We may be overlooking the potential of crushed rock to trap tons of carbon across swathes of arid farmland, a new study shows.
Rock weathering has such significant carbon-fixing potential that research finds it can supercharge us on our path towards our climate targets. Studies from the UK show that this technique could capture 45% of the carbon needed to reach the country’s net zero goals. But, these studies have so far focused on wetter climates, where rainfall is abundant. That’s because moisture facilitates the weathering process that locks carbon into rock, and so is seen as essential to this process
But this new research is the first to show the that carbon-trapping rock dust has unrealized value on farmland in dry weather climates, too.
The California-based scientists didn’t have to design ideal lab conditions to make this discovery: during their study period, California experienced a period of extreme drought that created perfect field conditions for the research.
On a five acre stretch of fallow farmland where corn had previously grown, the researchers spread a mixture of crushed basalt and olivine, at a rate of about 70 tons per hectare, which they applied over two winter seasons. Crushing rock into dust accelerates a natural rock weathering process that traps CO2, and basalt and olivine are two rock types that are especially known for their fast-weathering rates and therefore, their potential to capture more CO2.

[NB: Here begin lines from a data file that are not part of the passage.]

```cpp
struct sai2b_ctx {
	int dof_tag = N;
	int B = 0, T = 0, device = 0;
	bool introspection = false;
	bool models_fresh = false;
	bool params_dirty = true;
	bool baked_model = false;
	bool blocking_sync = false;
	sai2b::RouteSwitches sw;
	sai2b::TickRoute route;
	WorkList fb, rg, otg, tk;
	int* fb_seen = nullptr;
	hipEvent_t fb_seen_ev = nullptr;
	unsigned long long* fb_report = nullptr;
	bool update_pending = false;
	double* q_pose = nullptr;
	bool q_is_pose = true;
	unsigned goals_dirty = ~0u;
	bool otg_all_idle = false, no_otg_idle_skip = false;
	unsigned long long goals_epoch = 0, otg_obs_epoch = 0;
	int* otg_busy_seen = nullptr;
	hipEvent_t otg_seen_ev = nullptr;
	sai2b::DelayedLook otg_look;
	bool goals_exposed = false;
	sai2b_robot_model model;
	sai2b_task_config cfg[SAI2B_MAX_TASKS];
	DevParams h_params;
	DevParams* d_params = nullptr;
	hipStream_t stream = nullptr;
	hipStream_t caller_stream = nullptr;
	hipEvent_t ev_in = nullptr, ev_out = nullptr;
	double *q = nullptr, *dq = nullptr, *tau = nullptr;
	double* status_buf = nullptr;
// ... 552 lines not shown
	d.otg_jerk = (c.use_internal_otg && c.internal_otg_jerk_limited) ? 1 : 0;
	d.otg_n = c.type == SAI2B_JOINT_TASK ? c.task_dof : 6;
	for (int i = 0; i < sai2b::OTG_MD; i++) {
		if (c.type == SAI2B_JOINT_TASK) {
			d.otg_vmax[i] = i < c.task_dof ? c.otg_max_velocity[i] : 0.0;
			d.otg_amax[i] = i < c.task_dof ? c.otg_max_acceleration[i] : 0.0;
			d.otg_jmax[i] = i < c.task_dof ? c.otg_max_jerk[i] : 0.0;
		} else {
			d.otg_vmax[i] = i < 3 ? c.otg_max_linear_velocity : i < 6 ? c.otg_max_angular_velocity : 0.0;
			d.otg_amax[i] = i < 3 ? c.otg_max_linear_acceleration : i < 6 ? c.otg_max_angular_acceleration : 0.0;
			d.otg_jmax[i] = i < 3 ? c.otg_max_linear_jerk : i < 6 ? c.otg_max_angular_jerk : 0.0;
		}
	}
}

template <class T>
static int dev_alloc(sai2b_ctx* ctx, T** p, size_t count) {
	void* v = nullptr;
	HIP_TRY(ctx, hipMalloc(&v, std::max<size_t>(count, 1) * sizeof(T)));
	HIP_TRY(ctx, hipMemsetAsync(v, 0, std::max<size_t>(count, 1) * sizeof(T), ctx->stream));
	ctx->allocs.push_back(v);
	*p = (T*)v;
	return SAI2B_OK;
}

static int popc_reinit(sai2b_ctx* ctx, int task) {
	DevTask& d = ctx->h_params.task[task];
	const size_t B = ctx->B;
	int rc;
	if (!d.popc_f) {
		if ((rc = dev_alloc(ctx, &d.popc_f, 4 * B))) return rc;
		if ((rc = dev_alloc(ctx, &d.popc_i, 3 * B))) return rc;
		if ((rc = dev_alloc(ctx, &d.popc_q, (size_t)sai2b::POPC_RING * B))) return rc;
		ctx->params_dirty = true;
	}
	std::vector<double> f(4 * B, 0.0);
	std::fill(f.begin() + 3 * B, f.end(), 1.0);
	std::vector<int> iv(3 * B, 0);
	std::fill(iv.begin(), iv.begin() + B, sai2b::POPC_MAX_COUNTER);
	HIP_TRY(ctx, hipMemcpyAsync(d.popc_f, f.data(), f.size() * sizeof(double), hipMemcpyHostToDevice, ctx->stream));
	HIP_TRY(ctx, hipMemcpyAsync(d.popc_i, iv.data(), iv.size() * sizeof(int), hipMemcpyHostToDevice, ctx->stream));
	HIP_TRY(ctx, hipStreamSynchronize(ctx->stream));
	return SAI2B_OK;
}

static int upload_params(sai2b_ctx* ctx) {
	if (!ctx->params_dirty) return SAI2B_OK;
	ctx->h_params.any_bie = 0, ctx->h_params.bie_thr = 0;
	for (int t = 0; t < ctx->h_params.n_tasks; t++)
		if (ctx->h_params.task[t].decoupling == SAI2B_BOUNDED_INERTIA_ESTIMATES) {
			ctx->h_params.any_bie = 1;
			ctx->h_params.bie_thr = ctx->h_params.task[t].bie_threshold;
		}
	HIP_TRY(ctx, hipMemcpyAsync(ctx->d_params, &ctx->h_params, sizeof(DevParams), hipMemcpyHostToDevice, ctx->stream));
	DevParams meas;
	if (ctx->js_on) {
		meas = ctx->h_params;
		meas.q = ctx->js_qm, meas.dq = ctx->js_dqm;
		HIP_TRY(ctx, hipMemcpyAsync(ctx->d_params_meas, &meas, sizeof(DevParams), hipMemcpyHostToDevice, ctx->stream));
	}
	HIP_TRY(ctx, hipStreamSynchronize(ctx->stream));
	ctx->params_dirty = false;
	return SAI2B_OK;
}

static int create_impl(sai2b_ctx* ctx, const sai2b_robot_model* model, const sai2b_task_config* tasks, int n_tasks,
					   int batch, int device) {
	int ndev = 0;
	if (hipGetDeviceCount(&ndev) != hipSuccess || ndev <= 0)
		return set_error(ctx, SAI2B_RUNTIME_ERROR, "sai2b_create: no HIP device available (this library has no CPU path)");
	if (device < 0 || device >= ndev) return set_error(ctx, SAI2B_INVALID_ARGUMENT, "sai2b_create: bad device index");
	HIP_TRY(ctx, hipSetDevice(device));
	HIP_TRY(ctx, hipStreamCreateWithFlags(&ctx->stream, hipStreamNonBlocking));
	HIP_TRY(ctx, hipEventCreateWithFlags(&ctx->ev_in, hipEventDisableTiming));
	HIP_TRY(ctx, hipEventCreateWithFlags(&ctx->ev_out, hipEventDisableTiming));
	ctx->B = batch, ctx->T = n_tasks, ctx->device = device;
	ctx->model = *model;
	ctx->sw = sai2b::route_switches_from_env();
	ctx->route = sai2b::TickRoute(ctx->sw);
	ctx->blocking_sync = sai2b::env_flag("SAI2B_BLOCKING_SYNC");
	ctx->no_otg_idle_skip = sai2b::env_flag("SAI2B_NO_OTG_IDLE_SKIP");
	DevParams& hp = ctx->h_params;
	std::memset(&hp, 0, sizeof(hp));
	hp.B = batch, hp.n_tasks = n_tasks;
	sai2b::host_fill_dev_model(*model, hp.model);
	if constexpr (N == 7) {
		using PB = sai2b::PandaBaked;
		const DevModel& m = hp.model;
		ctx->baked_model = std::memcmp(m.E, PB::E, sizeof(m.E)) == 0 && std::memcmp(m.xyz, PB::xyz, sizeof(m.xyz)) == 0 &&
						   std::memcmp(m.mass, PB::mass, sizeof(m.mass)) == 0 && std::memcmp(m.com, PB::com, sizeof(m.com)) == 0 &&
						   std::memcmp(m.inertia, PB::inertia, sizeof(m.inertia)) == 0 &&
						   std::memcmp(m.gravity, PB::gravity, sizeof(m.gravity)) == 0 &&
						   std::memcmp(m.jtype, PB::jtype, sizeof(m.jtype)) == 0;
		if (sai2b::env_flag("SAI2B_NO_BAKED_MODEL")) ctx->baked_model = false;
	}
	const size_t Bs = (size_t)batch;
	int rc;
	if ((rc = dev_alloc(ctx, &ctx->d_params, 1))) return rc;
	if ((rc = dev_alloc(ctx, &ctx->q, N * Bs))) return rc;
	if ((rc = dev_alloc(ctx, &ctx->dq, N * Bs))) return rc;
	if ((rc = dev_alloc(ctx, &ctx->tau, N * Bs))) return rc;
	hp.q = ctx->q, hp.dq = ctx->dq, hp.tau = ctx->tau;
	if ((rc = dev_alloc(ctx, &ctx->q_pose, (size_t)N * Bs))) return rc;
	if ((rc = dev_alloc(ctx, &ctx->fb.counts, 6))) return rc;
	HIP_TRY(ctx, hipHostMalloc((void**)&ctx->fb_report, 3 * sizeof(unsigned long long), hipHostMallocMapped | hipHostMallocCoherent));
	ctx->fb_report[0] = ctx->fb_report[1] = ctx->fb_report[2] = 0;
	HIP_TRY(ctx, hipHostGetDevicePointer((void**)&ctx->fb.report, ctx->fb_report, 0));
	if ((rc = dev_alloc(ctx, &ctx->fb.list, Bs))) return rc;
	if ((rc = dev_alloc(ctx, &ctx->rg.counts, 2))) return rc;
	if ((rc = dev_alloc(ctx, &ctx->rg.list, Bs))) return rc;
	HIP_TRY(ctx, hipHostMalloc((void**)&ctx->fb_seen, 2 * sizeof(int), hipHostMallocDefault));
// ... 3449 lines not shown
```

Then, the researchers used instruments called lysimeters to detect the chemistry of the water that percolated into the soil, when very limited amounts of rain did fall during the study period. These lysimeters were used to measure levels of bicarbonate, a mineral that forms when silicate minerals in rock react with CO2, as weathering occurs. Bicarbonate levels were therefore taken as an indicator of how much CO2 was being fixed into the rock dust-enriched soil.
When the researchers compared these lysimeter measures to those from a field where no rock dust had been mixed into the soil, the differences were surprising. Samples from the farmland that had been amended with rock dust contained almost three times more bicarbonate than in samples from the control field. In carbon terms, that translated to a not insignificant 0.15 tons of carbon dioxide per each hectare.
“Even the infrequent heavy rains we get in the [US] West might be enough to drive enhanced rock weathering and remove carbon dioxide,” the researchers say.
While the captured amount might not seem huge, the study period covered just a few months, which suggests a fairly rapid rate of carbon-fixing on the arid land. And, if extrapolated to all Californian farmland, carbon sequestration at that rate would suck up emissions equivalent to removing 350,000 cars from the road each year.
That additional potential is the point the researchers seem keen to emphasize with their discovery: if rock weathering can achieve decent levels of carbon sequestration in even the most unsuitable conditions, then why not expand it to these fringe landscapes? Focusing only on ideal weather conditions for rock weathering risks overlooking a significant carbon sink in large swathes of arid farmland worldwide, the study indicates.
For now, these dryland findings are preliminary, and the researchers say their experiment needs to be trialed across larger swathes of land, with more lysimeters, and at deeper depths, to find out how much carbon is being sequestered and whether the rate of sequestration declines.
But for now, it builds up the evidence on the benefits of this simple technology to fix carbon into the soil. If rock dust works, why not spread it far and wide?
Holzer et. al. “Direct evidence for atmospheric carbon dioxide removal via enhanced weathering in cropland soil.” Environmental Research Letters. 2023.